## [Assignment]
Filter the material below so that only lines containing "kBBytes" remain.
_ _ _ _ _
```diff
-    const __amdgpu_buffer_rsrc_t xr = __builtin_amdgcn_make_buffer_rsrc(const_cast<unsigned short *>(a.x), 0, a.x_bytes, 0x00020000);
+    const int ksplit = a.ksplit, item = (int)div_magic((uint32_t)wid, a.magic_ksplit), split = wid - item * ksplit;
+    const int q0 = split * a.chunks_split, q_end = q0 + a.chunks_split;
+    int t = (int)div_magic((uint32_t)item, a.magic_ntiles);
+    const int nt_i = item - t * a.n_tiles, n0 = nt_i * BN;
+
     const __amdgpu_buffer_rsrc_t wr = __builtin_amdgcn_make_buffer_rsrc(const_cast<unsigned short *>(a.w), 0, a.w_bytes, 0x00020000);
-    uint32_t a_off[NPA];
-#pragma unroll
-    for (int i = 0; i < NPA; ++i) {
-        const int p = tid + kThr * i, hp = p / 5, c = p - hp * 5;
-        const int hy = hp / kHaloW, hx = hp - hy * kHaloW;
-        const int gy = ty * TH - 1 + hy, gx = tx * TW - 1 + hx;
-        const bool ok = c < 4 && hp < kHaloPx && gy >= 0 && gy < a.H && gx >= 0 && gx < a.W;
-        a_off[i] = ok ? (uint32_t)((((img * a.H + gy) * a.W + gx) * a.Cin + c * 8) * 2) : kOobOffset;
-    }
     const int piece = wave * 64 * 16;
     const uint32_t w_voff = (uint32_t)tid * 16;
-    const uint32_t w_tile = (uint32_t)nt_i * (uint32_t)(chunks * 9 * kBBytes);
+    const uint32_t w_tile = (uint32_t)nt_i * a.w_tile_bytes;
+    int ring_lo = 0, ring_hi = 2 * kBBytes;
+    auto ring_off = [&](int slot) { return kRing == 4 ? (slot < 2 ? ring_lo : ring_hi) + (slot & 1) * kBBytes : slot * kBBytes; };
+    auto issue_b = [&](int step, int ring_bytes) {
+#pragma unroll
+        for (int i = 0; i < PW; ++i)
+            blds16(wr, w_voff, w_tile + step * kBBytes + i * kPieceB, bufB + ring_bytes + piece + i * kPieceB);
+    };
+#ifdef OG_TILED_STAMPS
+    {
+        unsigned long long rt_req0;
+        __builtin_amdgcn_sched_barrier(0);
+        asm volatile("s_memrealtime %0\n\ts_waitcnt lgkmcnt(0)" : "=s"(rt_req0));
+        if (a.stamps) a.stamps[((size_t)blockIdx.x * 4 + wave) * 16 + 13] = rt_req0;
+        __builtin_amdgcn_sched_barrier(0);
+    }
+#endif
+#pragma unroll
+    for (int i = 0; i < kAhead; ++i) issue_b(9 * q0 + i, (i % kRing) * kBBytes);
+
+    const int t_img = (int)div_magic((uint32_t)t, a.magic_tx), tx = t - t_img * a.tiles_x;
+    const int img = (int)div_magic((uint32_t)t_img, a.magic_ty), ty = t_img - img * a.tiles_y;
+    const int wm = wave / WN, wn = wave % WN;
+    const int fcol = lane & 15, fk = lane >> 4;
+
+    static_assert(NT % 2 == 0, "cout blocks in pairs");
+    const bool has_skip = a.skip && split == 0;
+    u16x8 sk2[NT / 2][MT];
+    if (has_skip) {
+#pragma unroll
+        for (int m = 0; m < MT; ++m) {
+            const int lp = (wm * MT + m) * 16 + fcol;
+            const size_t opx = (size_t)(img * a.H + ty * TH + lp / TW) * a.W + tx * TW + lp % TW;
+#pragma unroll
+            for (int np = 0; np < NT / 2; ++np)
+                sk2[np][m] = __builtin_nontemporal_load(reinterpret_cast<const u16x8 *>(a.skip + opx * a.Cout + n0 + (wn * NT + 2 * np + (fk & 1)) * 16 + (fk >> 1) * 8));
+        }
+    }
+
+    const __amdgpu_buffer_rsrc_t xr = __builtin_amdgcn_make_buffer_rsrc(const_cast<unsigned short *>(a.x), 0, a.x_bytes, 0x00020000);
+    uint32_t a_off[NPA];
     auto issue_a = [&](int i, int q, int buf) {
         const int blk = i * kPieceB + piece;
         blds16(xr, a_off[i], q * 64, blk < kABytes ? bufA + buf * kABytes + blk : lds + kDump);
     };
-    int ring_lo = 0, ring_hi = 2 * kBBytes;
-    auto ring_off = [&](int slot) { return kRing == 4 ? (slot < 2 ? ring_lo : ring_hi) + (slot & 1) * kBBytes : slot * kBBytes; };
-    auto issue_b = [&](int step, int ring_bytes) {
-#pragma unroll
-        for (int i = 0; i < PW; ++i)
-            blds16(wr, w_voff, w_tile + step * kBBytes + i * kPieceB, bufB + ring_bytes + piece + i * kPieceB);
-    };
-
-    const int wm = wave / WN, wn = wave % WN;
-    const int fcol = lane & 15, fk = lane >> 4;
+    {
+        const int gy0 = ty * TH - 1, gx0 = tx * TW - 1, row0 = img * a.H;
+#pragma unroll
+        for (int i = 0; i < NPA; ++i) {
+            const int p = tid + kThr * i, hp = p / 5, c = p - hp * 5;
+            const int hy = hp / kHaloW, hx = hp - hy * kHaloW;
+            const int gy = gy0 + hy, gx = gx0 + hx;
+            const bool ok = c < 4 && hp < kHaloPx && gy >= 0 && gy < a.H && gx >= 0 && gx < a.W;
+            a_off[i] = ok ? (uint32_t)((((row0 + gy) * a.W + gx) * a.Cin + c * 8) * 2) : kOobOffset;
+            issue_a(i, q0, 0);
+        }
+    }
+    __builtin_amdgcn_sched_barrier(0);
+#ifdef OG_TILED_STAMPS
+    {
+        unsigned long long rt_req1;
+        asm volatile("s_memrealtime %0\n\ts_waitcnt lgkmcnt(0)" : "=s"(rt_req1));
+        if (a.stamps) a.stamps[((size_t)blockIdx.x * 4 + wave) * 16 + 14] = rt_req1;
+        __builtin_amdgcn_sched_barrier(0);
+    }
+#endif
+
     const int w_rd = ((wn * NT) * 16 + fcol) * 64 + ((fk ^ tiled_swz(fcol)) << 4);
     int px_off[MT];
 #pragma unroll
@@ -139,21 +176,7 @@
     };
 
     f32x4 acc[NT][MT];
-    if (a.skip && split == 0) {
-        static_assert(NT % 2 == 0, "cout blocks in pairs");
-        u16x8 sk2[NT / 2][MT];
-#pragma unroll
-        for (int m = 0; m < MT; ++m) {
-            const int lp = (wm * MT + m) * 16 + fcol;
-            const size_t opx = (size_t)(img * a.H + ty * TH + lp / TW) * a.W + tx * TW + lp % TW;
-#pragma unroll
-            for (int np = 0; np < NT / 2; ++np)
-                sk2[np][m] = __builtin_nontemporal_load(reinterpret_cast<const u16x8 *>(a.skip + opx * a.Cout + n0 + (wn * NT + 2 * np + (fk & 1)) * 16 + (fk >> 1) * 8));
-        }
-#pragma unroll
-        for (int i = 0; i < NPA; ++i) issue_a(i, q0, 0);
-#pragma unroll
-        for (int i = 0; i < kAhead; ++i) issue_b(9 * q0 + i, (i % kRing) * kBBytes);
+    if (has_skip) {
 #pragma unroll
         for (int np = 0; np < NT / 2; ++np)
 #pragma unroll
@@ -168,10 +191,6 @@
                 acc[2 * np + 1][m] = (f32x4){bf2f(hi[0]), bf2f(hi[1]), bf2f(hi[2]), bf2f(hi[3])};
             }
     } else {
-#pragma unroll
-        for (int i = 0; i < NPA; ++i) issue_a(i, q0, 0);
-#pragma unroll
-        for (int i = 0; i < kAhead; ++i) issue_b(9 * q0 + i, (i % kRing) * kBBytes);
 #pragma unroll
         for (int n = 0; n < NT; ++n)
 #pragma unroll
@@ -194,7 +213,8 @@
         }
     }
 #endif
-    wait_vm_lgkm0<(kAhead - 1) * PW>();
+    wait_vm_lgkm0<0>();
+    og_warm_sink(warm_v);
     __builtin_amdgcn_s_barrier();
     asm volatile("" ::: "memory");
 #ifdef OG_TILED_STAMPS
@@ -356,6 +376,10 @@
         }
     }
 #endif
+    int tid_e = tid;
+    asm volatile("" : "+v"(tid_e));
+    const int wave_e = tid_e >> 6, lane_e = tid_e & 63, wm_e = wave_e / WN, wn_e = wave_e % WN, fcol_e = lane_e & 15, fk_e = lane_e >> 4;
+    (void)lane_e;
     if (ksplit > 1) {
         typedef uint32_t u32x4 __attribute__((ext_vector_type(4)));
         constexpr int F = NT * MT;
@@ -370,11 +394,11 @@
         for (int n = 0; n < NT; ++n)
 #pragma unroll
             for (int m = 0; m < MT; ++m)
-                store_b128_sc1(slabs, (n * MT + m) * kThr * 16 + tid * 16, own_off, acc[n][m]);
+                store_b128_sc1(slabs, (n * MT + m) * kThr * 16 + tid_e * 16, own_off, acc[n][m]);
         asm volatile("s_waitcnt vmcnt(0)" ::: "memory");
         __syncthreads();
         int *flag = reinterpret_cast<int *>(lds);
-        if (tid == 0) {
+        if (tid_e == 0) {
             const int old = __hip_atomic_fetch_add(a.counters + item, 1, __ATOMIC_RELAXED, __HIP_MEMORY_SCOPE_AGENT);
             const int last = old == ksplit - 1;
             if (last) __hip_atomic_store(a.counters + item, 0, __ATOMIC_RELAXED, __HIP_MEMORY_SCOPE_AGENT);
@@ -391,7 +415,7 @@
             f32x4 part[F];
 #pragma unroll
             for (int i = 0; i < F; ++i)
-                part[i] = __builtin_bit_cast(f32x4, __builtin_amdgcn_raw_buffer_load_b128(slabs, i * kThr * 16 + tid * 16, soff, 16));
+                part[i] = __builtin_bit_cast(f32x4, __builtin_amdgcn_raw_buffer_load_b128(slabs, i * kThr * 16 + tid_e * 16, soff, 16));
 #pragma unroll
             for (int n = 0; n < NT; ++n)
 #pragma unroll
@@ -403,14 +427,14 @@
     static_assert(kTilePx * kOPitch <= kDump + 1024, "output staging must fit the LDS of the main loop");
     f32x4 bias_r[NT];
 #pragma unroll
-    for (int n = 0; n < NT; ++n) bias_r[n] = *reinterpret_cast<const f32x4 *>(a.bias + n0 + (wn * NT + n) * 16 + fk * 4);
+    for (int n = 0; n < NT; ++n) bias_r[n] = *reinterpret_cast<const f32x4 *>(a.bias + n0 + (wn_e * NT + n) * 16 + fk_e * 4);
     __syncthreads();
 #pragma unroll
     for (int m = 0; m < MT; ++m) {
-        const int px = (wm * MT + m) * 16 + fcol;
+        const int px = (wm_e * MT + m) * 16 + fcol_e;
 #pragma unroll
         for (int n = 0; n < NT; ++n) {
-            const int cl = (wn * NT + n) * 16 + fk * 4;
+            const int cl = (wn_e * NT + n) * 16 + fk_e * 4;
             const f32x4 v = acc[n][m] + bias_r[n];
             u16x4 o;
 #pragma unroll
@@ -424,12 +448,12 @@
         const size_t up_tile = ((size_t)img * 2 * a.H + 2 * ty * TH) * W2 + 2 * tx * TW;
         constexpr int kPieces = kTilePx * kPerPx;
         static_assert(kPieces % kThr == 0, "whole rounds");
-        for (int g0 = tid; g0 < kPieces; g0 += 2 * kThr) {
+        for (int g0 = tid_e; g0 < kPieces; g0 += 2 * kThr) {
             u16x8 lo[2], hi[2][4];
             size_t off[2];
 #pragma unroll
             for (int u = 0; u < 2; ++u) {
-                const int g = min(g0 + u * kThr, kPieces - kThr + tid), px = g / kPerPx, cg = g % kPerPx;
+                const int g = min(g0 + u * kThr, kPieces - kThr + tid_e), px = g / kPerPx, cg = g % kPerPx;
                 off[u] = (up_tile + (size_t)(2 * (px / TW)) * W2 + 2 * (px % TW)) * a.Cout + n0 + cg * 8;
 #pragma unroll
                 for (int q = 0; q < 4; ++q)
@@ -449,20 +473,19 @@
         }
     } else {
         const size_t tile_px = (size_t)(img * a.H + ty * TH) * a.W + tx * TW;
-        for (int g = tid; g < kTilePx * kPerPx; g += kThr) {
+        for (int g = tid_e; g < kTilePx * kPerPx; g += kThr) {
             const int px = g / kPerPx, cg = g % kPerPx;
             const size_t off = (tile_px + (size_t)(px / TW) * a.W + (px % TW)) * a.Cout + n0 + cg * 8;
             *reinterpret_cast<u16x8 *>(a.out + off) = *reinterpret_cast<const u16x8 *>(lds + px * kOPitch + cg * 16);
         }
     }
 #ifdef OG_TILED_STAMPS
-    if (a.stamps && lane == 0) {
+    if (a.stamps && lane_e == 0) {
         unsigned long long rt_end;
         asm volatile("s_memrealtime %0\n\ts_waitcnt lgkmcnt(0)" : "=s"(rt_end));
-        a.stamps[((size_t)blockIdx.x * 4 + wave) * 16 + 8] = rt_end;
-    }
-#endif
-    og_warm_sink(warm_v);
+        a.stamps[((size_t)blockIdx.x * 4 + wave_e) * 16 + 8] = rt_end;
+    }
+#endif
 }
 
 template <int TW, int TH, int WM, int VAR = 0, int NW = 4>
```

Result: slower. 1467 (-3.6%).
_ _ _ _ _
## [Exercise answer]
-    const uint32_t w_tile = (uint32_t)nt_i * (uint32_t)(chunks * 9 * kBBytes);
+    int ring_lo = 0, ring_hi = 2 * kBBytes;
+    auto ring_off = [&](int slot) { return kRing == 4 ? (slot < 2 ? ring_lo : ring_hi) + (slot & 1) * kBBytes : slot * kBBytes; };
+            blds16(wr, w_voff, w_tile + step * kBBytes + i * kPieceB, bufB + ring_bytes + piece + i * kPieceB);
+    for (int i = 0; i < kAhead; ++i) issue_b(9 * q0 + i, (i % kRing) * kBBytes);
-    int ring_lo = 0, ring_hi = 2 * kBBytes;
-    auto ring_off = [&](int slot) { return kRing == 4 ? (slot < 2 ? ring_lo : ring_hi) + (slot & 1) * kBBytes : slot * kBBytes; };
-            blds16(wr, w_voff, w_tile + step * kBBytes + i * kPieceB, bufB + ring_bytes + piece + i * kPieceB);
-        for (int i = 0; i < kAhead; ++i) issue_b(9 * q0 + i, (i % kRing) * kBBytes);
-        for (int i = 0; i < kAhead; ++i) issue_b(9 * q0 + i, (i % kRing) * kBBytes);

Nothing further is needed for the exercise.